Bu naklettiklerimiz, "bekâr" sözünün daha umûmi olduğu; yetimi de, yetim olmayanı da içine aldığına ve ikisinde de izinlerinin istenmesi gerektiğine delil değil raidir?

Dul kadın hakkında Tahavî ve onun gibi düşünenlerin görüşü:

Dediler ki: Hadisin anlamı; dulun evlilik işi kendisine aittir, veli­sine değil.

Ebû Hanife hadisten şu anlamı çıkarmıştır: Dul kadın eğer kendi­sine denk biriyle evleniyor ve mehri konusunda hakkettiğini alıyorsa, nikahı caizdir (kendisini evlendirebilir). Bu konuda delillerinden biri, hadis konusunda Hz. Ömer'in şu sözüdür: "Velisinin veya akraba­larından görüş sahibi birinin ya da sultanın izni olmadıkça kadının ev­lenmesi caiz değildir.[333]

Ebû Hanife diyor ki: Akrabalarından görüş sahibi kişi, veli değildir. Bununla birlikte evlendirmesi caizdir. Çünkü maksat, mehri konusunda hakkettiğini almasıdır. Bu nedenle kadın hakkettiğini alıyorsa, kendi kendini evlendirmesi caizdir.

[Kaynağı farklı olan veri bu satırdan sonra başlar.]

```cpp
int asep_aru_forward_dev(asep_aru* m, const float* d_img, int H, int W, float* d_out, uint8_t* d_out_u8,
                         uint8_t* d_out_mask, float threshold, void* stream) {
    ASEP_GUARD_BEGIN
    if (!m || !d_img || !d_out || H < 1 || W < 1) { set_error("asep_aru_forward_dev: bad argument"); return ASEP_ERR_ARG; }
    const int32_t h1 = H, w1 = W;
    return forward_lanes(m, 1, &d_img, &h1, &w1, &d_out, d_out_u8 ? &d_out_u8 : nullptr, d_out_mask ? &d_out_mask : nullptr,
                         threshold, (hipStream_t)stream);
    ASEP_GUARD_END
}

int asep_aru_forward_batch_dev(asep_aru* m, int n_pages, const float* const* d_imgs, int H, int W, float* const* d_outs,
                               uint8_t* const* d_out_u8, uint8_t* const* d_out_mask, float threshold, void* stream) {
    ASEP_GUARD_BEGIN
// ... 161 lines not shown
```

citlab-article-separation-new_amd/csrc/asep_common.hip:

```cpp
#include "asep_common.h"
#include <cstdlib>

namespace asep {

static thread_local char g_err[1024] = "";

void set_error(const char* fmt, ...) {
    va_list ap;
    va_start(ap, fmt);
    vsnprintf(g_err, sizeof(g_err), fmt, ap);
    va_end(ap);
}
const char* get_error() { return g_err; }

void warn_ignored_switches() {
    static bool done = false;
    if (done) return;
    done = true;
    static const char* const gone[] = {
        "ASEP_F32_SPLIT", "ASEP_SPLIT_L0", "ASEP_SPLIT_ALDS", "ASEP_SPLIT_TH16", "ASEP_WINOGRAD", "ASEP_WINO_REG", "ASEP_WINO16", "ASEP_BIGTILE",
        "ASEP_BIGTILE2", "ASEP_XCD_ONESHOT", "ASEP_SIDE_STREAM", "ASEP_FUSED8_VAR", "ASEP_BF_TH8", "ASEP_BF_MTB", "ASEP_BF_W8", "ASEP_BF_R8B",
        "ASEP_BF_R8F", "ASEP_CONVS_DBG", "ASEP_R8S_DBG", "ASEP_MAXP24",
#ifndef ASEP_ABLATION
        "ASEP_GNN_BATCH", "ASEP_GNN_LANES",
#endif
    };
    for (const char* name : gone)
        if (getenv(name))
            fprintf(stderr, "libasep_hip: %s is set but is not a switch of this build (ignored; asep_engine_switches() lists what is read)\n", name);
}

bool parse_blob(const void* blob, size_t nbytes, std::map<std::string, HostTensor>& out) {
    const uint8_t* p = (const uint8_t*)blob;
    if (!p || nbytes < 12 || memcmp(p, "ASEPW001", 8) != 0) {
        set_error("weight blob: bad magic (expected ASEPW001)");
        return false;
    }
    uint32_t n;
    memcpy(&n, p + 8, 4);
    size_t off = 12;
    for (uint32_t i = 0; i < n; ++i) {
        if (off + 2 > nbytes) { set_error("weight blob: truncated"); return false; }
        uint16_t nl;
        memcpy(&nl, p + off, 2);
        off += 2;
        if (off + nl + 1 > nbytes) { set_error("weight blob: truncated"); return false; }
        std::string name((const char*)p + off, nl);
        off += nl;
        uint8_t nd = p[off];
        off += 1;
        HostTensor t;
        if (off + 4u * nd > nbytes) { set_error("weight blob: truncated"); return false; }
        for (int d = 0; d < nd; ++d) {
            uint32_t v;
            memcpy(&v, p + off, 4);
            off += 4;
            t.dims.push_back((int)v);
        }
        size_t cnt = t.count();
        if (off + 4 * cnt > nbytes) { set_error("weight blob: truncated in %s", name.c_str()); return false; }
        t.data.resize(cnt);
        memcpy(t.data.data(), p + off, 4 * cnt);
        off += 4 * cnt;
        out[name] = std::move(t);
    }
    if (off != nbytes) { set_error("weight blob: %zu trailing bytes", nbytes - off); return false; }
    return true;
}

void* BufferPool::get(size_t bytes) {
    if (bytes == 0) bytes = 16;
    if (next_ < bufs_.size()) {
        Buf& b = bufs_[next_];
        if (b.n < bytes) {
            if (b.p) (void)hipFree(b.p);
            b.p = nullptr;
            b.n = 0;
            ASEP_HIP_CHECK_THROW(hipMalloc(&b.p, bytes));
            b.n = bytes;
        }
        ++next_;
        return b.p;
    }
    Buf b{nullptr, 0};
    ASEP_HIP_CHECK_THROW(hipMalloc(&b.p, bytes));
    b.n = bytes;
    bufs_.push_back(b);
    ++next_;
    return b.p;
}

void BufferPool::release() {
    for (auto& b : bufs_)
        if (b.p) (void)hipFree(b.p);
    bufs_.clear();
    next_ = 0;
}

size_t BufferPool::total_bytes() const {
    size_t t = 0;
    for (auto& b : bufs_) t += b.n;
    return t;
}

}

extern "C" {
// ... 64 lines not shown
```

citlab-article-separation-new_amd/csrc/split_kernels.h:

```cpp
#pragma once
#include "bf16_kernels.h"
#include "res8_kernels.h"

namespace asep {

__device__ __forceinline__ void split3_pair(float a, float b, unsigned& h, unsigned& m, unsigned& l) {
    h = pack_bf16x2(a, b);
    const f32x2 r = psub(f32x2{a, b}, f32x2{__uint_as_float(h << 16), __uint_as_float(h & 0xffff0000u)});
    m = pack_bf16x2(r.x, r.y);
    const f32x2 q = psub(r, f32x2{__uint_as_float(m << 16), __uint_as_float(m & 0xffff0000u)});
    l = pack_bf16x2(q.x, q.y);
}
__device__ __forceinline__ void split3_x8(f32x4 v0, f32x4 v1, u32x4& h, u32x4& m, u32x4& l) {
    unsigned hh[4], mm[4], ll[4];
    split3_pair(v0.x, v0.y, hh[0], mm[0], ll[0]);
    split3_pair(v0.z, v0.w, hh[1], mm[1], ll[1]);
    split3_pair(v1.x, v1.y, hh[2], mm[2], ll[2]);
    split3_pair(v1.z, v1.w, hh[3], mm[3], ll[3]);
    h = u32x4{hh[0], hh[1], hh[2], hh[3]};
    m = u32x4{mm[0], mm[1], mm[2], mm[3]};
    l = u32x4{ll[0], ll[1], ll[2], ll[3]};
}

template <int KH, int KW, bool C16, int MT, int TH, int MINB>
__global__ __launch_bounds__(256, MINB) void convs_kernel(const ConvArgs a) {
    constexpr int TW = 32, NT = TH * 2 / 4, NH = NT > 4 ? NT / 2 : NT;
    static_assert(NT % 4 == 0, "a wave owns whole row pairs (fused 2x2 pool)");
    constexpr int LH = TH + KH - 1, LW = TW + KW - 1;
    constexpr int PT = (KH - 1) / 2, PL = (KW - 1) / 2;
    constexpr int TAPS = KH * KW;
    constexpr int SUBS = C16 ? 2 : 4;
    constexpr int PLANE = LH * LW * 32, NPL = C16 ? 1 : 2, PART = NPL * PLANE;
    constexpr int CPS = C16 ? (TAPS + 1) / 2 : TAPS;
    constexpr int NU = LH * LW * SUBS, NLOAD = (NU + 255) / 256;
    static_assert(3 * PART <= 65536, "halo tile of the three parts in 64 KB");
    __shared__ __attribute__((aligned(16))) unsigned char lds[3 * PART];

    const int tid = threadIdx.x, lane = tid & 63, wave = tid >> 6;
    const int j = lane & 15, kk = lane >> 4;
    const int bid = sched_tile(a.xm);
    if (bid < 0) return;
    int pi = 0;
    pi = prob_of_tile(a, bid);
    const ConvProb& P = a.p[pi];
    const int tile = bid - P.tile_begin;
    const int ty = tile / P.tiles_x, tx = tile - ty * P.tiles_x;
    const int x0 = tx * TW, y0 = ty * TH, mt0 = blockIdx.y * MT;
    const int H = P.H, W = P.W, cout = a.cout;

    f32x4 acc[MT][NT];
#pragma unroll
    for (int m = 0; m < MT; ++m) {
        const int c = (mt0 + m) * 16 + kk * 4;
        const f32x4 b4 = c < cout ? *reinterpret_cast<const f32x4*>(a.bias + c) : f32x4{0.f, 0.f, 0.f, 0.f};
#pragma unroll
        for (int n = 0; n < NT; ++n) acc[m][n] = b4;
    }
    int nbase[NT];
#pragma unroll
    for (int n = 0; n < NT; ++n) {
        const int id = wave * NT + n;
        nbase[n] = ((id >> 1) * LW + (id & 1) * 16 + j) * 32 + (kk & 1) * 16 + (C16 ? 0 : (kk >> 1) * PLANE);
    }
    if (P.res) {
#pragma unroll
        for (int m = 0; m < MT; ++m) {
            const int c = (mt0 + m) * 16 + kk * 4;
            if (c < cout) {
#pragma unroll
                for (int n = 0; n < NT; ++n) {
                    const int id = wave * NT + n;
                    const int y = min(y0 + (id >> 1), H - 1), x = min(x0 + (id & 1) * 16 + j, W - 1);
                    acc[m][n] += *reinterpret_cast<const f32x4*>(P.res + ((size_t)y * W + x) * cout + c);
                }
            }
        }
    }
    const int nchunks = (C16 ? 1 : a.groups) * CPS;
    const u32x4* __restrict__ wsrc = reinterpret_cast<const u32x4*>(a.wpk) + (size_t)mt0 * 64 + lane;
    const size_t wpart = (size_t)a.mtiles * 64;
    u32x4 af[3][MT], afn[3][MT];
    auto fetch = [&](int q, u32x4 (&dst)[3][MT]) {
        const u32x4* __restrict__ s0 = wsrc + (size_t)q * 3 * wpart;
#pragma unroll
        for (int s = 0; s < 3; ++s)
#pragma unroll
            for (int m = 0; m < MT; ++m) dst[s][m] = s0[s * wpart + m * 64];
    };
    fetch(0, af);

    int spix[NLOAD], slds[NLOAD];
    unsigned stmask = 0;
#pragma unroll
    for (int i = 0; i < NLOAD; ++i) {
        const int u = min(tid + i * 256, NU - 1);
        const int pix = u / SUBS, sub = u - pix * SUBS;
        const int ly = pix / LW, lx = pix - ly * LW;
        const int gy = y0 - PT + ly, gx = x0 - PL + lx;
        spix[i] = min(max(gy, 0), H - 1) * W + min(max(gx, 0), W - 1);
        slds[i] = (sub >> 1) * PLANE + pix * 32 + (sub & 1) * 16;
        stmask |= ((gy >= 0 && gy < H && gx >= 0 && gx < W && tid + i * 256 < NU) ? 1u : 0u) << i;
    }
    const int sub0 = (tid % SUBS) * 8;
    const int cin = a.c0 + a.c1;

    int q = 0;
    const int ngroups = C16 ? 1 : a.groups;
    for (int g = 0; g < ngroups; ++g) {
        {
            const int c = g * 32 + sub0;
            const bool from0 = c < a.c0;
            const float* __restrict__ src = concat_src(P.in0, P.in1, c, a.c0);
            const int cs = from0 ? a.c0 : a.c1;
            const bool second = c + 4 < cin;
            f32x4 st0[NLOAD], st1[NLOAD];
#pragma unroll
            for (int i = 0; i < NLOAD; ++i) {
                const float* p = src + (size_t)spix[i] * cs;
                st0[i] = *reinterpret_cast<const f32x4*>(p);
                st1[i] = second ? *reinterpret_cast<const f32x4*>(p + 4) : f32x4{0.f, 0.f, 0.f, 0.f};
            }
            if (g > 0) __syncthreads();
#pragma unroll
            for (int i = 0; i < NLOAD; ++i) {
                if (i * 256 + 255 < NU || tid + i * 256 < NU) {
                    f32x4 v0 = st0[i], v1 = st1[i];
                    if (!((stmask >> i) & 1u)) v0 = v1 = f32x4{0.f, 0.f, 0.f, 0.f};
                    if (a.relu_in) { v0 = relu4(v0); v1 = relu4(v1); }
                    u32x4 h, mm, l;
                    split3_x8(v0, v1, h, mm, l);
                    *reinterpret_cast<u32x4*>(lds + slds[i]) = h;
                    *reinterpret_cast<u32x4*>(lds + PART + slds[i]) = mm;
                    *reinterpret_cast<u32x4*>(lds + 2 * PART + slds[i]) = l;
                }
            }
            __syncthreads();
        }
        auto chunk = [&](int toff) {
            fetch(min(q + 1, nchunks - 1), afn);
            __builtin_amdgcn_sched_barrier(0);
#pragma unroll
            for (int nh = 0; nh < NT; nh += NH) {
                u32x4 bh[NH], bm[NH], bl[NH];
#pragma unroll
                for (int n = 0; n < NH; ++n) {
                    const unsigned char* p = lds + nbase[nh + n] + toff;
                    bh[n] = *reinterpret_cast<const u32x4*>(p);
                    bm[n] = *reinterpret_cast<const u32x4*>(p + PART);
                    bl[n] = *reinterpret_cast<const u32x4*>(p + 2 * PART);
                }
#pragma unroll
                for (int m = 0; m < MT; ++m)
#pragma unroll
                    for (int n = 0; n < NH; ++n) {
                        f32x4 c = acc[m][nh + n];
                        c = mfma_bf16_k32(af[2][m], bh[n], c);
                        c = mfma_bf16_k32(af[0][m], bl[n], c);
                        c = mfma_bf16_k32(af[1][m], bm[n], c);
                        c = mfma_bf16_k32(af[1][m], bh[n], c);
                        c = mfma_bf16_k32(af[0][m], bm[n], c);
                        c = mfma_bf16_k32(af[0][m], bh[n], c);
                        acc[m][nh + n] = c;
                    }
            }
#pragma unroll
            for (int s = 0; s < 3; ++s)
#pragma unroll
                for (int m = 0; m < MT; ++m) af[s][m] = afn[s][m];
            ++q;
        };
        if constexpr (C16) {
#pragma unroll
            for (int t = 0; t < CPS; ++t) {
                const int ta = 2 * t, tb = 2 * t + 1 < TAPS ? 2 * t + 1 : TAPS - 1;
                const int oa = ((ta / KW) * LW + ta % KW) * 32, ob = ((tb / KW) * LW + tb % KW) * 32;
                chunk((kk >> 1) ? ob : oa);
            }
        } else {
#pragma unroll 1
            for (int ky = 0; ky < KH; ++ky)
#pragma unroll
                for (int kx = 0; kx < KW; ++kx) chunk((ky * LW + kx) * 32);
        }
    }

    const int Wp = (W + 1) >> 1;
#pragma unroll
    for (int m = 0; m < MT; ++m) {
        const int c = (mt0 + m) * 16 + kk * 4;
        const bool cok = c < cout;
#pragma unroll
        for (int n = 0; n < NT; ++n) {
            const int id = wave * NT + n;
            const int y = y0 + (id >> 1), x = x0 + (id & 1) * 16 + j;
            const bool ok = cok && y < H && x < W;
            const size_t p = ((size_t)min(y, H - 1) * W + min(x, W - 1)) * cout + (cok ? c : 0);
            f32x4 v = acc[m][n];
            if (a.relu_out) v = relu4(v);
            else if (a.act) v = act4(v, a.act);
            acc[m][n] = v;
            if (ok && !a.skip_full) *reinterpret_cast<f32x4*>(P.out + p) = v;
        }
        if (P.pool) {
#pragma unroll
            for (int n = 0; n < NT; ++n) {
                if (n & 2) continue;
                const int id = wave * NT + n;
                const int y = y0 + (id >> 1), x = x0 + (id & 1) * 16 + j;
                pool2_store(acc[m][n], acc[m][n + 2], y + 1 < H, x + 1 < W, (j & 1) == 0 && cok && y < H && x < W,
                            P.pool + ((size_t)(y >> 1) * Wp + (x >> 1)) * cout + (cok ? c : 0));
            }
        }
    }
}
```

Bu görüşte olanlar ayrıca Ummu Seleme hadisini de delil geti­riyorlar. Ummu Seleme diyor ki: Ebû Seleme'nin vefatından sonra Rasûlullah (s.a.v.) gelerek beni benden istedi. Ya Rasûlallah, velilerim­den hazır kimse yok, dedim. Buyurdu ki: "Hazır ya da hazır olmayan, onlardan hiçbiri, buna karşı çıkmaz." Bunun üzerine Ummu Seleme: Kalk ey Ömer, Peygamber'i (s.a.v.) evlendir, dedi. Peygamber de onunla evlendi.

Derler ki: Bu hadiste Peygamber'in (s.a.v.) isteğini Ummu Se-Ieme'ye söylediği anlatılıyor ve bunda evlenme işinin, velisinin değil onun elinde olduğuna delil vardır.

Ayrıca Ummu Seleme: Velilerimden hazır kimse yok demiş, Pey­gamber (s.a.v.): "Hazır ya da hazır olmayan, onlardan hiç kimse buna karşı çıkmaz" deyince de Ummu Seleme: Kalk ey Ömer, Peygamberi (s.a.v.) evlendir, demiştir. Halbuki Ömer, Ummu Seleme'nin oğludur ve o zaman buluğ çağına ermemiş küçük bir çocuktur.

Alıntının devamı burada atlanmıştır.